Task requirements: Gather each line of the records where "valid" appears.

----

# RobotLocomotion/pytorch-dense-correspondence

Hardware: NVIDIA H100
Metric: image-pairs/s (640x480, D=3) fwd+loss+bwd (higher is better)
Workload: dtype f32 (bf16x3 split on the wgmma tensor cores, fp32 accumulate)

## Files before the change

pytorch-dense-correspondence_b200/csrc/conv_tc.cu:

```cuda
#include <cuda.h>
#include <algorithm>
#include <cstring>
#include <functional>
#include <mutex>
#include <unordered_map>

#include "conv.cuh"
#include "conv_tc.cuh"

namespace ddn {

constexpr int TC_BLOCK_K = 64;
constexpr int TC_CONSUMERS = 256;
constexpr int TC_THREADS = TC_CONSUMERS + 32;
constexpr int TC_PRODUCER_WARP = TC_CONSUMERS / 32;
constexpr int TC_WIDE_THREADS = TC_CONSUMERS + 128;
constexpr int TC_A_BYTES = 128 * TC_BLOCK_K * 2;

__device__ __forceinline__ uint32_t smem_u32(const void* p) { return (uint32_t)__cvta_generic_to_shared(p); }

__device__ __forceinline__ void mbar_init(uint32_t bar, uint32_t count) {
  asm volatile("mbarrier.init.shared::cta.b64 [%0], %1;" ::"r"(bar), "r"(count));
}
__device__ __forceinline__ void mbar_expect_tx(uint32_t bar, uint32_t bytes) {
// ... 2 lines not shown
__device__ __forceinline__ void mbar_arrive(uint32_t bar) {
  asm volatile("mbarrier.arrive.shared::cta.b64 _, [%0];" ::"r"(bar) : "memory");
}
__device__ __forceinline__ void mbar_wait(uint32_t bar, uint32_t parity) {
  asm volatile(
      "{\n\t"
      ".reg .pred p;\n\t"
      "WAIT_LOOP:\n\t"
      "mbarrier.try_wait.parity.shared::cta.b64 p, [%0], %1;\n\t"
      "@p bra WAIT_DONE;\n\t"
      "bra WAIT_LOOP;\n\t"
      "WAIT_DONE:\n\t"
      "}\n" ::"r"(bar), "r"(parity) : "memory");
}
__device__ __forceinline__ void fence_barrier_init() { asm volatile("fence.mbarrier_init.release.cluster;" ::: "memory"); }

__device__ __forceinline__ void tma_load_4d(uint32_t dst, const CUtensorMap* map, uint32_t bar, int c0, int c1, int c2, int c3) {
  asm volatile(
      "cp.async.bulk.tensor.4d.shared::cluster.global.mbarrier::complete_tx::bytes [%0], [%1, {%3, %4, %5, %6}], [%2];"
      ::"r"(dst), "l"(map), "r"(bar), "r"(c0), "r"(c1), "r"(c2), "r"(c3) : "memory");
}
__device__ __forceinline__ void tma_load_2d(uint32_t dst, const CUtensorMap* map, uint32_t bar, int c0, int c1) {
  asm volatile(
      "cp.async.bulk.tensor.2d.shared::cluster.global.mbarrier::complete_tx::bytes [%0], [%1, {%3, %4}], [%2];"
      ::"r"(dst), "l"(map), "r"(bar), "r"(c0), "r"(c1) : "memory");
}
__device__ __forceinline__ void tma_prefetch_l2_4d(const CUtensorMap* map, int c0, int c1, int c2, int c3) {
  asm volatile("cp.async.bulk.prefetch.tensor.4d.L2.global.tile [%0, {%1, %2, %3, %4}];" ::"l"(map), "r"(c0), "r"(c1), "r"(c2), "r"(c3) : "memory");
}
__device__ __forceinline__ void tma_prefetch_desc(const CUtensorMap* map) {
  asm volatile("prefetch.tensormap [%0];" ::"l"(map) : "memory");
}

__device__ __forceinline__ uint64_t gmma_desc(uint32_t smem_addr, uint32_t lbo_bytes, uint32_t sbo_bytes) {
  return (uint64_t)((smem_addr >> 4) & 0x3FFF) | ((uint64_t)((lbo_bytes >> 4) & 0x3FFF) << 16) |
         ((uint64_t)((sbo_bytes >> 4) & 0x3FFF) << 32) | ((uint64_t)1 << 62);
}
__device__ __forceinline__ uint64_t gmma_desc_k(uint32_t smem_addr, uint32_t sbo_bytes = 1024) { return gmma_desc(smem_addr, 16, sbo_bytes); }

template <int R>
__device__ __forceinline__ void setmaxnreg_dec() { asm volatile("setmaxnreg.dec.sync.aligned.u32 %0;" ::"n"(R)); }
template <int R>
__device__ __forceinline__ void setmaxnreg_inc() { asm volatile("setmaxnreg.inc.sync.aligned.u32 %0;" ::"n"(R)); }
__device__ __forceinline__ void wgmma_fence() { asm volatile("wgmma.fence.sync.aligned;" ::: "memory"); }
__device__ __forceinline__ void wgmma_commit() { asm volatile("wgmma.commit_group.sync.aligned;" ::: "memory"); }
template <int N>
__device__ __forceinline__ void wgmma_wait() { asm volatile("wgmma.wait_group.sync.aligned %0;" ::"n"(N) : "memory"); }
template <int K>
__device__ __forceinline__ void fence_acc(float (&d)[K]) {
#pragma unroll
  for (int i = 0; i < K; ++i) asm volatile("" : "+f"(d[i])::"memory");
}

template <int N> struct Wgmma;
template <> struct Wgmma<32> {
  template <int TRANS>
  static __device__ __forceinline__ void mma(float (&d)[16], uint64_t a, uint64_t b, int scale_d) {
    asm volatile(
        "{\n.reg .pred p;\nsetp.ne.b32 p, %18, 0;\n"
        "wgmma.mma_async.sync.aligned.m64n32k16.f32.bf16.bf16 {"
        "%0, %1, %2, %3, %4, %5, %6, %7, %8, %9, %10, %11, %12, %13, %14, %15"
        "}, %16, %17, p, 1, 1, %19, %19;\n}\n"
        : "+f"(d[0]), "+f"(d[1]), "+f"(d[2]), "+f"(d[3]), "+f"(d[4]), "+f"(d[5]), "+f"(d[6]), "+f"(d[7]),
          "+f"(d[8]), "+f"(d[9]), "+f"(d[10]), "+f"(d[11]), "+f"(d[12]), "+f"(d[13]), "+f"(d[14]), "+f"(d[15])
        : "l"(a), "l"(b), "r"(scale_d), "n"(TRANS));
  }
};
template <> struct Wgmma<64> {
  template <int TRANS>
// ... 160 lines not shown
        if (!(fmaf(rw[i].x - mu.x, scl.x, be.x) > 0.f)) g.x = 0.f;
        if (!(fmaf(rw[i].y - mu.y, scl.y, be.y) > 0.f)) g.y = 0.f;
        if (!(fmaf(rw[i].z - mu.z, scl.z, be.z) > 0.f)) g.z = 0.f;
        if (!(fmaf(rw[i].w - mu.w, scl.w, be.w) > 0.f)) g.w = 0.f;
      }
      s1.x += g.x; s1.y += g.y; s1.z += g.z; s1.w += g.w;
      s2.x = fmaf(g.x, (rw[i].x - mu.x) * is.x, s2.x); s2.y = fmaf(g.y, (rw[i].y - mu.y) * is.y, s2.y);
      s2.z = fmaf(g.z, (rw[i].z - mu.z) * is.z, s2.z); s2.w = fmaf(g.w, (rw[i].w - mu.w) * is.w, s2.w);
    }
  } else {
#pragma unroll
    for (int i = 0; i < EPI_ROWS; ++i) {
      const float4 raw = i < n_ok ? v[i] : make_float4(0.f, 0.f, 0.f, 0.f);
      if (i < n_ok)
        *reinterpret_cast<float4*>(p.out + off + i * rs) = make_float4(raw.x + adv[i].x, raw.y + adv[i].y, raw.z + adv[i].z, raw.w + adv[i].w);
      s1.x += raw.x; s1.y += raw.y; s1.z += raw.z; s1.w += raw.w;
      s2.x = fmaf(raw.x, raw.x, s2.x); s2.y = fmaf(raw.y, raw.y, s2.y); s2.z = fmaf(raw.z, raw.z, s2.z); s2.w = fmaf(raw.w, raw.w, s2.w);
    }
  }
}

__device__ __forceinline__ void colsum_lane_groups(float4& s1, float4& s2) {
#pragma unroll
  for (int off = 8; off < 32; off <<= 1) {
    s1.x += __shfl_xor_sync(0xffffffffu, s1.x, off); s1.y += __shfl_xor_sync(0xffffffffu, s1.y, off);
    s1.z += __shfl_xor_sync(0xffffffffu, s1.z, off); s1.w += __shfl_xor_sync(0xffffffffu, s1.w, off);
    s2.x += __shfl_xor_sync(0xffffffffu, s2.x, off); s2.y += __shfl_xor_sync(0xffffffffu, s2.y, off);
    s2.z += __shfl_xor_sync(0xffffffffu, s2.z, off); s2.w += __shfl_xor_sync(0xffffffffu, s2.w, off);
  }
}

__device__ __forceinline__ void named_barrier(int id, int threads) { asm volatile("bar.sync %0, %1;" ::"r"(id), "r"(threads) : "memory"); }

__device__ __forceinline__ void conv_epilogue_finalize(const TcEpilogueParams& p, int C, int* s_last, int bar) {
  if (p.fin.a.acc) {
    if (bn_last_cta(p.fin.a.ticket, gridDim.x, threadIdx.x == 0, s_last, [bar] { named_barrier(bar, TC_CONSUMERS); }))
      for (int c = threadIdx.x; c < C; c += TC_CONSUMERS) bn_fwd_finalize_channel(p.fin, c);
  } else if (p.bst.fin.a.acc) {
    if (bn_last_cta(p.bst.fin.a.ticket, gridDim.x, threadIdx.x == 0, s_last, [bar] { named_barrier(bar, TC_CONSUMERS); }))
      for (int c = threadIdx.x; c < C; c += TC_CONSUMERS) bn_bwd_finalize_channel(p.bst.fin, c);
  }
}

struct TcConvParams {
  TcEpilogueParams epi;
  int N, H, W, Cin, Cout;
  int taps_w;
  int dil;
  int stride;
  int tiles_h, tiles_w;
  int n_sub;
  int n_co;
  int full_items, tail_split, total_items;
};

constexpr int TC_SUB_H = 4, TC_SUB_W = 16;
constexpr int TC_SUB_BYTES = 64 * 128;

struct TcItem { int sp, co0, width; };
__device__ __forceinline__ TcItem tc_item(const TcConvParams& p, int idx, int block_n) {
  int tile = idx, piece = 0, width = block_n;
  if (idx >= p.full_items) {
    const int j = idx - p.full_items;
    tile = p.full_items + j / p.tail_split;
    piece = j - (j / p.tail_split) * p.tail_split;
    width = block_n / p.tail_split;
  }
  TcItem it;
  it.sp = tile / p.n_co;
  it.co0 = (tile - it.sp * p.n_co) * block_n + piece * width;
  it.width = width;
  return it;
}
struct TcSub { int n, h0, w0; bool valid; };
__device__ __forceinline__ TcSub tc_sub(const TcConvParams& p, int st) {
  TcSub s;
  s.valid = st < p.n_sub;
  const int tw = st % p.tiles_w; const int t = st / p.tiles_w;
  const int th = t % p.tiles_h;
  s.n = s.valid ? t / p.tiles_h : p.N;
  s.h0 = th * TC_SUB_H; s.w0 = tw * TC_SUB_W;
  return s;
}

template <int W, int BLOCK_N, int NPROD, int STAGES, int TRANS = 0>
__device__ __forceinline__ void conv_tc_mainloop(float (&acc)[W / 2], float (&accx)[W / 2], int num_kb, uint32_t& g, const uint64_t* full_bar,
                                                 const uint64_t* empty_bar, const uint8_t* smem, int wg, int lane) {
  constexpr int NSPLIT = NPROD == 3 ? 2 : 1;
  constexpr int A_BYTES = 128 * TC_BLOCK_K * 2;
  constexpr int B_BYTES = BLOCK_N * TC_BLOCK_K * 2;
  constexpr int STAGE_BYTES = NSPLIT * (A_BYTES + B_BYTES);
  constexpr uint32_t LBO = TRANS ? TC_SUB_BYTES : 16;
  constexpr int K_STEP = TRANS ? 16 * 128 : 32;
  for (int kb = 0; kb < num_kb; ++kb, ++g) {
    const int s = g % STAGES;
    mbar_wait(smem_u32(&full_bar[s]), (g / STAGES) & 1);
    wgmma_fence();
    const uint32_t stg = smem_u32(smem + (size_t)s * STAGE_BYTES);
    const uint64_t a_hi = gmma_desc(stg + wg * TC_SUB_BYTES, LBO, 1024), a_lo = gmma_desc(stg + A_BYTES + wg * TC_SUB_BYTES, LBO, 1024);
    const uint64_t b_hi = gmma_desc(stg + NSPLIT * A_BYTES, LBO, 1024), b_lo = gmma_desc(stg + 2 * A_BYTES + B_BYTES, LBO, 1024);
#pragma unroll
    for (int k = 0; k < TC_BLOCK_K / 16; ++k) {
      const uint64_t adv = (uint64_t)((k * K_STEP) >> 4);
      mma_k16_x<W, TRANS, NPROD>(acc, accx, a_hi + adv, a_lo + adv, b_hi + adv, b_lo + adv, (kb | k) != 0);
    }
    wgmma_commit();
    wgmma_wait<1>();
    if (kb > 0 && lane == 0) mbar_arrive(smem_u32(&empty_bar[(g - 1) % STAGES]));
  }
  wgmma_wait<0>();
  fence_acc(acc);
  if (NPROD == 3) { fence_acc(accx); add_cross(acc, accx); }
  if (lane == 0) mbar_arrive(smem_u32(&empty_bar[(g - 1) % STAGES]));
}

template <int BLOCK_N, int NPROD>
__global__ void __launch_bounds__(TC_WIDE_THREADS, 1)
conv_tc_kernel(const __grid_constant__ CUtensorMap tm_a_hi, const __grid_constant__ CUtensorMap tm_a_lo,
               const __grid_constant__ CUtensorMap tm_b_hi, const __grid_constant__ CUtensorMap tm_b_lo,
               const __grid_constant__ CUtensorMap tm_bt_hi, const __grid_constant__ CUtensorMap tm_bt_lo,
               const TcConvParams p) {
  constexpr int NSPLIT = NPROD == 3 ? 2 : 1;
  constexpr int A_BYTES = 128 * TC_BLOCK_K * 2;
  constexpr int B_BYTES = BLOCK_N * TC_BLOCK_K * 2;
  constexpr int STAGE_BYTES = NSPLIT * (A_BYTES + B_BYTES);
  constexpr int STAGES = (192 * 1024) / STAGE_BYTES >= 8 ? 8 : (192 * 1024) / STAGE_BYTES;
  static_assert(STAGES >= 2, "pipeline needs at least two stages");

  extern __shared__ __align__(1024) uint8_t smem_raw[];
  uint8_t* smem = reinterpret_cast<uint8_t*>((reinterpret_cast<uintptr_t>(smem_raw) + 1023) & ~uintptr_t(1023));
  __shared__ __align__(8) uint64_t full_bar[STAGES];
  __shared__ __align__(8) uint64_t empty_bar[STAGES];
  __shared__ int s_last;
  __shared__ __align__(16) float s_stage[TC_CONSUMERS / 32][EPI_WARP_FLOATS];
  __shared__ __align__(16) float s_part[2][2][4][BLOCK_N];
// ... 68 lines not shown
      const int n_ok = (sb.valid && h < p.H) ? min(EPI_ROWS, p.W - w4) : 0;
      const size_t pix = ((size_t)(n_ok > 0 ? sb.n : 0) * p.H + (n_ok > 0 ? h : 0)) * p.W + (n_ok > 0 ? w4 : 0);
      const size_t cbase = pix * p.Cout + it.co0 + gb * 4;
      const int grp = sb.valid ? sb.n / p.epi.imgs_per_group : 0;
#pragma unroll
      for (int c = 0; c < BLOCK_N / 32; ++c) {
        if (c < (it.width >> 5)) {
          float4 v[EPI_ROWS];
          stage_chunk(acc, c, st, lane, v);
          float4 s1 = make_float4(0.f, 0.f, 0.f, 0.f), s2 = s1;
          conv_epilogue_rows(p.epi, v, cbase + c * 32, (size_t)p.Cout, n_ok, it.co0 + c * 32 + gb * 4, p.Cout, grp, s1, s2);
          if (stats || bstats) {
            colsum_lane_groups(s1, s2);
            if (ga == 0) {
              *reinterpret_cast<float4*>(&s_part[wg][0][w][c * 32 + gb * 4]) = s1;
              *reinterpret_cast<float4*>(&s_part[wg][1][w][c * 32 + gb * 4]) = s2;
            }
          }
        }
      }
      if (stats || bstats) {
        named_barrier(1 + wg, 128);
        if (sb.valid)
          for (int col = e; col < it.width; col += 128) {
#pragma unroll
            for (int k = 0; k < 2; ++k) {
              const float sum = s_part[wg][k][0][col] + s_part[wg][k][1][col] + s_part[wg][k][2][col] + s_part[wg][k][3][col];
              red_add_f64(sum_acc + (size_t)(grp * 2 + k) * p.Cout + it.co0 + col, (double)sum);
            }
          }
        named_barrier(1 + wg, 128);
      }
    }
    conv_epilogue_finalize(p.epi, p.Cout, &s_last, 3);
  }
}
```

----

Output for this exercise:
struct TcSub { int n, h0, w0; bool valid; };
  s.valid = st < p.n_sub;
  s.n = s.valid ? t / p.tiles_h : p.N;
      const int n_ok = (sb.valid && h < p.H) ? min(EPI_ROWS, p.W - w4) : 0;
      const int grp = sb.valid ? sb.n / p.epi.imgs_per_group : 0;
        if (sb.valid)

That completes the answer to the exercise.